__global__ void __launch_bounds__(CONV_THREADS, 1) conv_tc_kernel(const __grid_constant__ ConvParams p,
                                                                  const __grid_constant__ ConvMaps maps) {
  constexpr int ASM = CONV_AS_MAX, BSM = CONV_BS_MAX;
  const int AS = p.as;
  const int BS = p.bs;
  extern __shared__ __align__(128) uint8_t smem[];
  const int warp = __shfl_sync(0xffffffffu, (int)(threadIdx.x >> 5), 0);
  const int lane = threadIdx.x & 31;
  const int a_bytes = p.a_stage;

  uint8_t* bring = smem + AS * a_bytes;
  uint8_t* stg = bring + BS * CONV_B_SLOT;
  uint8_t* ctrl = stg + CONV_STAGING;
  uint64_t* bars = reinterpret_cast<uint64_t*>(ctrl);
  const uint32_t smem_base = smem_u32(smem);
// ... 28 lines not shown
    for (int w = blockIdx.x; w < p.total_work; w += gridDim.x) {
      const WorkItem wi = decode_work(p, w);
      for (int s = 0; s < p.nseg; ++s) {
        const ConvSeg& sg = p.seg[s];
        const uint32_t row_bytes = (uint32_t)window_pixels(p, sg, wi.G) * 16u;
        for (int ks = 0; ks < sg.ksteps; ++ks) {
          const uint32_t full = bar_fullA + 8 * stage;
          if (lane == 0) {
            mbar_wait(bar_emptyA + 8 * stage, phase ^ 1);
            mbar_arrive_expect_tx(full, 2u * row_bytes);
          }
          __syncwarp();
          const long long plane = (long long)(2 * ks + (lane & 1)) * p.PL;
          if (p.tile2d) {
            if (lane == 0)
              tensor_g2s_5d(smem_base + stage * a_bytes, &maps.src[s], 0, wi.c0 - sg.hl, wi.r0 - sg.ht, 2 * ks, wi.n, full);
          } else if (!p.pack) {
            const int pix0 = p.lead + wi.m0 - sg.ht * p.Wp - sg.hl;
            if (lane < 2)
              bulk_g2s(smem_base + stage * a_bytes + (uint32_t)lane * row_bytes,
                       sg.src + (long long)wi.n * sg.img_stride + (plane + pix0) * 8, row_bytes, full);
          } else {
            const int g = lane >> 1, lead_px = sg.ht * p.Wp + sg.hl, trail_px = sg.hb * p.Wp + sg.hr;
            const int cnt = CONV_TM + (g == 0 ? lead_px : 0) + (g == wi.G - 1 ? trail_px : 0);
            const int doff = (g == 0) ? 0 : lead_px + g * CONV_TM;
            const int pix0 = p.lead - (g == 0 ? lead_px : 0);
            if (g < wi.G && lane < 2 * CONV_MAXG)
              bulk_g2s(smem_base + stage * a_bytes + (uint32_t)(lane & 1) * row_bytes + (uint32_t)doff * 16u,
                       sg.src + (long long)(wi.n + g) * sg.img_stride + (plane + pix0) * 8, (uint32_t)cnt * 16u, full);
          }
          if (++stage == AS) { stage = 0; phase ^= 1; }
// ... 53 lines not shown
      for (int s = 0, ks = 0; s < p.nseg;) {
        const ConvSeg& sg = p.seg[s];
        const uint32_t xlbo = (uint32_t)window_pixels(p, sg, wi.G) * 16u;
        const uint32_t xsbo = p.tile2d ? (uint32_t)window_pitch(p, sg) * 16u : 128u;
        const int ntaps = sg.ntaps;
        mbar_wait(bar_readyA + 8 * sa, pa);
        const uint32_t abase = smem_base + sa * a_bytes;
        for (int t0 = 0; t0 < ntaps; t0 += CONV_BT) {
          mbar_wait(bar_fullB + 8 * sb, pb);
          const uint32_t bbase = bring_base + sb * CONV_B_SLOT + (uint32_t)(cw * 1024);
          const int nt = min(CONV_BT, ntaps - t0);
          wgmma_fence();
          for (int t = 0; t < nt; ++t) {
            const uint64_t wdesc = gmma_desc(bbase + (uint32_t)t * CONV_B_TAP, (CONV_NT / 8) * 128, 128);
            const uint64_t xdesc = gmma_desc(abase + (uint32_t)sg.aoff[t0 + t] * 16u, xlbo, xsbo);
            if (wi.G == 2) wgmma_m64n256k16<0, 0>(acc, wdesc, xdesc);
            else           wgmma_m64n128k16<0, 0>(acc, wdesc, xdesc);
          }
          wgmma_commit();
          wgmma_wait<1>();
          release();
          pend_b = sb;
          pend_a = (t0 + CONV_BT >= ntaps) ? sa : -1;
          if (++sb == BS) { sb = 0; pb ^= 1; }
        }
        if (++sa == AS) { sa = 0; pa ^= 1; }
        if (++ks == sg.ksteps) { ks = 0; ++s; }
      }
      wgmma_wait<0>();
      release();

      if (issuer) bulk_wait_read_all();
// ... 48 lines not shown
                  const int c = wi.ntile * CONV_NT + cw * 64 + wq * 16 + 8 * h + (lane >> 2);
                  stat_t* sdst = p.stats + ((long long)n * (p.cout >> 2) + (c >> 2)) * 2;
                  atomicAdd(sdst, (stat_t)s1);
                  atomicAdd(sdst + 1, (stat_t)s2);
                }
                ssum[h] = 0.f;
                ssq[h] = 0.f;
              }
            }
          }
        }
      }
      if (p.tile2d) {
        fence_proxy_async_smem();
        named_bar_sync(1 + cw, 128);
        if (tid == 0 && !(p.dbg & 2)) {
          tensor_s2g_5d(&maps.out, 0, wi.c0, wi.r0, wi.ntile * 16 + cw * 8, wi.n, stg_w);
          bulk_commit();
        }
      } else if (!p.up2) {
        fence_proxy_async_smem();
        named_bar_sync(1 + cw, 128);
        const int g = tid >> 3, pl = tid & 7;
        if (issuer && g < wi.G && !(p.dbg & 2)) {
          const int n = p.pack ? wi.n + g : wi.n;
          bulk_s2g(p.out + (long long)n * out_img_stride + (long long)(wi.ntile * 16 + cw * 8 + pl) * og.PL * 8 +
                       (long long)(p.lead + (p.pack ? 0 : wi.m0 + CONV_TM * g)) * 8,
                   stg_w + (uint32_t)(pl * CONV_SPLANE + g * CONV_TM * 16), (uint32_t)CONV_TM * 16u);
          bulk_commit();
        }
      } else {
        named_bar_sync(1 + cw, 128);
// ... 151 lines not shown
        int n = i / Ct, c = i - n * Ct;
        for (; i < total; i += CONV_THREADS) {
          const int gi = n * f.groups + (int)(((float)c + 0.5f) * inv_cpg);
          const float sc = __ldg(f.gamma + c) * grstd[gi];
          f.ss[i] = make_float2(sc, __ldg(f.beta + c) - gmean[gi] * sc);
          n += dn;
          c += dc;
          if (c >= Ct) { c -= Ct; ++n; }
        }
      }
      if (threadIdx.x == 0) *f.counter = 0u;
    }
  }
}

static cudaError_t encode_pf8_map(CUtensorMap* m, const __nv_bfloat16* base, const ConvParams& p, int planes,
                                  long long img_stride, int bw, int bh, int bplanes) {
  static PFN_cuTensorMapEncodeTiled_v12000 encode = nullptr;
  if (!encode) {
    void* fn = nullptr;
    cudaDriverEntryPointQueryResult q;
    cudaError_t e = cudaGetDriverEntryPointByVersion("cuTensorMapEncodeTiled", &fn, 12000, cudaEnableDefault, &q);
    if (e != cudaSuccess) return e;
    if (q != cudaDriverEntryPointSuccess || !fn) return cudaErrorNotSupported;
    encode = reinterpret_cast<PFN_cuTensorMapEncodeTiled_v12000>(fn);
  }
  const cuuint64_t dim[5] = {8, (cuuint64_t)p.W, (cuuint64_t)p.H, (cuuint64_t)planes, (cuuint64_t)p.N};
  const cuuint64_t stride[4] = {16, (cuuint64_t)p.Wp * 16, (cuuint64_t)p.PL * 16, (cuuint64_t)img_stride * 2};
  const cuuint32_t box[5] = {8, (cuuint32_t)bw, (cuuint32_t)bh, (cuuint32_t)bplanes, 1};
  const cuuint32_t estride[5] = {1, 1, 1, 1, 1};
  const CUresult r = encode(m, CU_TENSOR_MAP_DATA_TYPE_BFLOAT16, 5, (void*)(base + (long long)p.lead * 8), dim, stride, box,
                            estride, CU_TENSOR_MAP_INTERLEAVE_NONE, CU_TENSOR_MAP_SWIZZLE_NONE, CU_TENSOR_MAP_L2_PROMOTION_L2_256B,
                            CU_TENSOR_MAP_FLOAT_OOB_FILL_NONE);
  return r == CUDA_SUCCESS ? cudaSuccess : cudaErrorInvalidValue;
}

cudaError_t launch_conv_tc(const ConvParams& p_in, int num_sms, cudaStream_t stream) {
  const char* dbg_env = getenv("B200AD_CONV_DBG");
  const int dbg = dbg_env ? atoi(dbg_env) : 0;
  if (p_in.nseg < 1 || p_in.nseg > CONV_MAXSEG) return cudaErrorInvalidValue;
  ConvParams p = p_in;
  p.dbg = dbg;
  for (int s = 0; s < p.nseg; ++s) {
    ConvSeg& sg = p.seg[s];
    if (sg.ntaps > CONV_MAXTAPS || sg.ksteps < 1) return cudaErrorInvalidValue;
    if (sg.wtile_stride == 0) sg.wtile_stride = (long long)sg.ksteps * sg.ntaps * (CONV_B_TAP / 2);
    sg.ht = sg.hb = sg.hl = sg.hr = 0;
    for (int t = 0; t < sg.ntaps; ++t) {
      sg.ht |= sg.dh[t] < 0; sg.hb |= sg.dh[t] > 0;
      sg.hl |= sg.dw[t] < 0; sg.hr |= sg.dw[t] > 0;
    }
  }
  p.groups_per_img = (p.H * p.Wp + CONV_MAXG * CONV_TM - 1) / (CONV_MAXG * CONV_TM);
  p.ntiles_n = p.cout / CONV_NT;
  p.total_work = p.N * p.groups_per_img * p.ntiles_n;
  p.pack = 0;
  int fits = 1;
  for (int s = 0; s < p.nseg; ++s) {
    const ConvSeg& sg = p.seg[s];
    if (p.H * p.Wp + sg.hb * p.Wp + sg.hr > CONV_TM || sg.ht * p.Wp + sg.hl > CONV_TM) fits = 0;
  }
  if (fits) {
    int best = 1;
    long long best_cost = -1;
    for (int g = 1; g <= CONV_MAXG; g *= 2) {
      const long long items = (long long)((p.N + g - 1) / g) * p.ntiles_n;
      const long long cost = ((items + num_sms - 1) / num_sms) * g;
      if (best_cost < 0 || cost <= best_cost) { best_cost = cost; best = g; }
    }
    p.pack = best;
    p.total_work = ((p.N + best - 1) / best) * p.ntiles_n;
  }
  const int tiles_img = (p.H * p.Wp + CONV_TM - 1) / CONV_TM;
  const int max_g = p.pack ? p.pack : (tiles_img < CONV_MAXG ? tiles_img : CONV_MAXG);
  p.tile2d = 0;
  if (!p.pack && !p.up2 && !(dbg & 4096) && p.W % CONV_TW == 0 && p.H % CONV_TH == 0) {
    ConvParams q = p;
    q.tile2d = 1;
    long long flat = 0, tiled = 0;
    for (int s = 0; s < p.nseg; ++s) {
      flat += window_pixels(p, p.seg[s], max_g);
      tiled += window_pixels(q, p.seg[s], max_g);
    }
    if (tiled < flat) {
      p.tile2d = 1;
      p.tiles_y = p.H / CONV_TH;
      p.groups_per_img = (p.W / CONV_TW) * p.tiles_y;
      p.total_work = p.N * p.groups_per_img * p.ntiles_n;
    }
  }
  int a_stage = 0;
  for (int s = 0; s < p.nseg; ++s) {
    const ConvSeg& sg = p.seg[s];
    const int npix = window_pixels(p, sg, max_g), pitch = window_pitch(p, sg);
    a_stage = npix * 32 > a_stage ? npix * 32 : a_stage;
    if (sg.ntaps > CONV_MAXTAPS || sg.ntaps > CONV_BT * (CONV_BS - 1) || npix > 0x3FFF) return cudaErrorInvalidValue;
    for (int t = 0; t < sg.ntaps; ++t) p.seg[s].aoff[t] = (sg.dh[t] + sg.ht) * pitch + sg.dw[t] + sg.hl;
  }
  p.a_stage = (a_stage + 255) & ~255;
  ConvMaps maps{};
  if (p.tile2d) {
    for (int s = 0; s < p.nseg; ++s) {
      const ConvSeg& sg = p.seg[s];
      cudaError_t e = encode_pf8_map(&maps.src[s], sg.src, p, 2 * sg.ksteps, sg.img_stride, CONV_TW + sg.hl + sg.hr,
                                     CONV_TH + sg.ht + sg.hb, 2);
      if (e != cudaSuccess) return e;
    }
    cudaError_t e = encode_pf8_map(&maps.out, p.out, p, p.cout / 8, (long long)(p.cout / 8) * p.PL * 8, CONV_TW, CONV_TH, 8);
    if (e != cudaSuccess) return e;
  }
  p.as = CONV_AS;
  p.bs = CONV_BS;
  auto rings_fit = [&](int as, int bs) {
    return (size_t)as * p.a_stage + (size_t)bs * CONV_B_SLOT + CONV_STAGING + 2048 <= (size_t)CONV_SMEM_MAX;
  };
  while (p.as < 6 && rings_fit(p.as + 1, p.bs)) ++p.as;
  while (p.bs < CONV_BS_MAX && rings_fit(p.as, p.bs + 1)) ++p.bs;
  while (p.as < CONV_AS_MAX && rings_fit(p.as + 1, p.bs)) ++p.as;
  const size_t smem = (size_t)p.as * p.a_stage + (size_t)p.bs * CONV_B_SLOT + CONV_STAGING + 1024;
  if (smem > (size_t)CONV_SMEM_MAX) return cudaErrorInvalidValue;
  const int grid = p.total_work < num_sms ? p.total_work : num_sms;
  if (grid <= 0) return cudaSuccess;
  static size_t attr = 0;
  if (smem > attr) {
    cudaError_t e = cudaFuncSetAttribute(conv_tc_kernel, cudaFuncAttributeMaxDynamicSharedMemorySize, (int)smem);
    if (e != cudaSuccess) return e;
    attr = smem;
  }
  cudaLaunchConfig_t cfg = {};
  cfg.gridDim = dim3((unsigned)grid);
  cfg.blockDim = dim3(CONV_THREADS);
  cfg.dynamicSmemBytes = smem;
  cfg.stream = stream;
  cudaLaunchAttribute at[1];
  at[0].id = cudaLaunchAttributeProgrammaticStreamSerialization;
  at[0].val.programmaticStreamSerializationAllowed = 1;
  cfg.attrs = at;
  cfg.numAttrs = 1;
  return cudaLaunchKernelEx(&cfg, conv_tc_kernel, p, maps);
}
···
Go through the entries above and pull out each line with "wdesc" in it.

*RESPONSE TO THIS TASK*
            const uint64_t wdesc = gmma_desc(bbase + (uint32_t)t * CONV_B_TAP, (CONV_NT / 8) * 128, 128);
            if (wi.G == 2) wgmma_m64n256k16<0, 0>(acc, wdesc, xdesc);
            else           wgmma_m64n128k16<0, 0>(acc, wdesc, xdesc);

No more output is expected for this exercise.